What is expected: What lines of the data include the string "hipLaunchKernelGGL"? Copy them all.

Dataset excerpts:
┄┄┄┄┄┄┄┄┄┄

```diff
@@ -354,7 +368,18 @@
     s_jt[g] = (unsigned char)(g - it * (it + 1) / 2);
   }
   double csum = 0.0;
-  const size_t split_stride = (size_t)D_OUT * d_in;
+  const int wave_u = __builtin_amdgcn_readfirstlane(wave);
+  const unsigned int lds_base = (unsigned int)(size_t)smem;
+  const unsigned char* pbytes = reinterpret_cast<const unsigned char*>(psplit);
+  const int q_dma = tg_swz(lane * 16);
+  int piece[NPW];
+  unsigned int poff[NPW];
+#pragma unroll
+  for (int j = 0; j < NPW; ++j) {
+    piece[j] = (wave_u + 4 * j) % NP;
+    poff[j] = (unsigned int)(((piece[j] * 16 + (q_dma >> 6)) * (size_t)d_in + ((q_dma >> 4) & 3) * 8) * 2);
+  }
+  const int frag_off = tg_swz((lane & 15) * 64 + (lane >> 4) * 16);
   __syncthreads();
 
   const int64_t ntiles = (rows + 2 * TM2 - 1) / (2 * TM2);
@@ -374,64 +399,73 @@
       const int64_t bq = rr / rows_per_batch;
       xr[g] = x + bq * batch_stride + (rr - bq * rows_per_batch) * d_in + 8 * (lane >> 4);
     }
-    constexpr int PVEC = (3 * D_OUT * 4 + 255) / 256;
-    uint4 pre[PVEC];
-    bf16x8 an[4];
-    auto fetch = [&](int k0) {
-#pragma unroll
-      for (int v = 0; v < PVEC; ++v) {
-        const int e = tid + 256 * v;
-        const int q = e & 3, rc = e >> 2;
-        const int sp = rc / D_OUT, col = rc - sp * D_OUT;
-        pre[v] = (rc < 3 * D_OUT)
-                     ? *reinterpret_cast<const uint4*>(psplit + sp * split_stride + (size_t)col * d_in + k0 + 8 * q)
-                     : make_uint4(0, 0, 0, 0);
-      }
+    u32x4 xn[4];
+    auto load_x = [&](int k0) {
+#pragma unroll
+      for (int g = 0; g < 4; ++g)
+        asm volatile("global_load_dwordx4 %0, %1, off" : "=v"(xn[g]) : "v"(xr[g] + k0) : "memory");
+    };
+    auto issue_piece = [&](int j, int stage, const unsigned char* base_u) {
+      const unsigned int dst = lds_base + stage * STAGE + piece[j] * 1024;
+      unsigned int keep;
+      asm volatile("s_mov_b32 %0, m0\n\ts_nop 3\n\ts_mov_b32 m0, %3\n\ts_nop 0\n\tglobal_load_lds_dwordx4 %1, %2\n\ts_mov_b32 m0, %0"
+                   : "=&s"(keep) : "v"(poff[j]), "s"(base_u), "s"(dst) : "memory");
+    };
+    const int nchunks = d_in / KC2;
+    asm volatile("s_waitcnt vmcnt(0)" ::: "memory");
+    __syncthreads();
+    {
+      const int c1 = nchunks > 1 ? 1 : 0;
+#pragma unroll
+      for (int j = 0; j < NPW; ++j) issue_piece(j, 0, pbytes);
+      load_x(0);
+#pragma unroll
+      for (int j = 0; j < NPW; ++j) issue_piece(j, 1, pbytes + (size_t)c1 * (KC2 * 2));
+    }
+    int st = 0;
+#pragma nounroll
+    for (int c = 0; c < nchunks; ++c) {
+      tg_wait_pieces<NPW>(xn);
+      __builtin_amdgcn_s_barrier();
+      __builtin_amdgcn_sched_barrier(0);
+      bf16x8 ac[4];
 #pragma unroll
       for (int g = 0; g < 4; ++g) {
-        an[g] = (bf16x8){0, 0, 0, 0, 0, 0, 0, 0};
-        if (rok[g]) an[g] = *reinterpret_cast<const bf16x8*>(xr[g] + k0);
-      }
-    };
-    auto stash = [&](unsigned char* buf) {
-#pragma unroll
-      for (int v = 0; v < PVEC; ++v) {
-        const int e = tid + 256 * v;
-        const int q = e & 3, rc = e >> 2;
-        if (rc < 3 * D_OUT) *reinterpret_cast<uint4*>(buf + (size_t)rc * PROW + 16 * q) = pre[v];
-      }
-    };
-    constexpr size_t PBUF = (size_t)3 * D_OUT * PROW;
-    __syncthreads();
-    fetch(0);
-    stash(Pl);
-    bf16x8 ac[4];
-#pragma unroll
-    for (int g = 0; g < 4; ++g) ac[g] = an[g];
-    __syncthreads();
-    int cur = 0;
-    for (int k0 = 0; k0 < d_in; k0 += KC2) {
-      const bool more = k0 + KC2 < d_in;
-      if (more) fetch(k0 + KC2);
-      const unsigned char* Pc = Pl + cur * PBUF;
-#pragma unroll
-      for (int s_ = 0; s_ < 3; ++s_) {
-#pragma unroll
-        for (int c = 0; c < NCT; ++c) {
-          const bf16x8 b = *reinterpret_cast<const bf16x8*>(
-              Pc + (size_t)(s_ * D_OUT + c * 16 + (lane & 15)) * PROW + 16 * (lane >> 4));
-#pragma unroll
-          for (int g = 0; g < 4; ++g) zacc[g][c] = __builtin_amdgcn_mfma_f32_16x16x32_bf16(ac[g], b, zacc[g][c], 0, 0, 0);
-        }
-      }
-      if (more) {
-        stash(Pl + (cur ^ 1) * PBUF);
-#pragma unroll
-        for (int g = 0; g < 4; ++g) ac[g] = an[g];
-      }
-      cur ^= 1;
-      __syncthreads();
-    }
+        const u32x4 v = rok[g] ? xn[g] : (u32x4){0u, 0u, 0u, 0u};
+        ac[g] = __builtin_bit_cast(bf16x8, v);
+      }
+      const int cx = c + 1 < nchunks ? c + 1 : nchunks - 1, cp = c + 2 < nchunks ? c + 2 : nchunks - 1;
+      load_x(cx * KC2);
+      const int stn = st == 0 ? TG_NS - 1 : st - 1;
+      const unsigned char* base_n = pbytes + (size_t)cp * (KC2 * 2);
+      const unsigned char* Pc = smem + st * STAGE + frag_off;
+      bf16x8 bq[2][4];
+      auto read_block = [&](bf16x8 (&q)[4], int b) {
+#pragma unroll
+        for (int i = 0; i < 4; ++i)
+          if (4 * b + i < NP) q[i] = *reinterpret_cast<const bf16x8*>(Pc + (4 * b + i) * 1024);
+      };
+      read_block(bq[0], 0);
+#pragma unroll
+      for (int b = 0; b < NPW; ++b) {
+        __builtin_amdgcn_sched_barrier(0);
+        issue_piece(b, stn, base_n);
+        if (b + 1 < NPW) read_block(bq[(b + 1) & 1], b + 1);
+        __builtin_amdgcn_sched_barrier(0);
+#pragma unroll
+        for (int i = 0; i < 4; ++i) {
+          const int t = 4 * b + i;
+          if (t < NP) {
+#pragma unroll
+            for (int g = 0; g < 4; ++g)
+              zacc[g][t % NCT] = __builtin_amdgcn_mfma_f32_16x16x32_bf16(ac[g], bq[b & 1][i], zacc[g][t % NCT], 0, 0, 0);
+          }
+        }
+      }
+      __builtin_amdgcn_sched_barrier(0);
+      st = st == TG_NS - 1 ? 0 : st + 1;
+    }
+    asm volatile("s_waitcnt vmcnt(0)" : "+v"(xn[0]), "+v"(xn[1]), "+v"(xn[2]), "+v"(xn[3]) : : "memory");
     f64x4 gacc[GT_PER_WAVE];
 #pragma unroll
     for (int i = 0; i < GT_PER_WAVE; ++i) gacc[i] = (f64x4){0.0, 0.0, 0.0, 0.0};
@@ -524,8 +558,10 @@
   if (ntiles > 256) {
     const int64_t nt2 = (rows + 2 * TM2 - 1) / (2 * TM2);
     const int grid2 = (int)(nt2 < 256 ? nt2 : 256);
+    const size_t ring_bytes = (size_t)TG_NS * 3 * NCT * 1024;
+    const size_t lds2 = ring_bytes > z_bytes ? ring_bytes : z_bytes;
     allow_full_lds((const void*)token_gram_bf16x3_t256_kernel<NCT>);
-    hipLaunchKernelGGL((token_gram_bf16x3_t256_kernel<NCT>), dim3(grid2), dim3(256), lds, st, (const unsigned short*)x, rows,
+    hipLaunchKernelGGL((token_gram_bf16x3_t256_kernel<NCT>), dim3(grid2), dim3(256), lds2, st, (const unsigned short*)x, rows,
                        d_in, rows_per_batch, batch_stride, (const unsigned short*)psplit, gram, colsum);
     return;
   }
@@ -544,6 +580,7 @@
   if (rows <= 0) return BASD_OK;
   if (rows_per_batch < 1) return fail(BASD_ERR_SHAPE, "token_gram_bf16x3: rows_per_batch < 1");
   if (d_in % KC2 || d_in < KC2) return fail(BASD_ERR_SHAPE, "token_gram_bf16x3: d_in %% 32 != 0 (%d)", d_in);
+  if (d_in > (1 << 20)) return fail(BASD_ERR_SHAPE, "token_gram_bf16x3: d_in %d > 2^20", d_in);
   if ((((uintptr_t)x) & 15) || batch_stride % 8)
     return fail(BASD_ERR_SHAPE, "token_gram_bf16x3: need a 16-byte aligned x and batch_stride %% 8 == 0 (got %lld)",
                 (long long)batch_stride);
```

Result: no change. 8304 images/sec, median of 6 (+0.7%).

┄┄┄┄┄┄┄┄┄┄

Worked solution:
-    hipLaunchKernelGGL((token_gram_bf16x3_t256_kernel<NCT>), dim3(grid2), dim3(256), lds, st, (const unsigned short*)x, rows,
+    hipLaunchKernelGGL((token_gram_bf16x3_t256_kernel<NCT>), dim3(grid2), dim3(256), lds2, st, (const unsigned short*)x, rows,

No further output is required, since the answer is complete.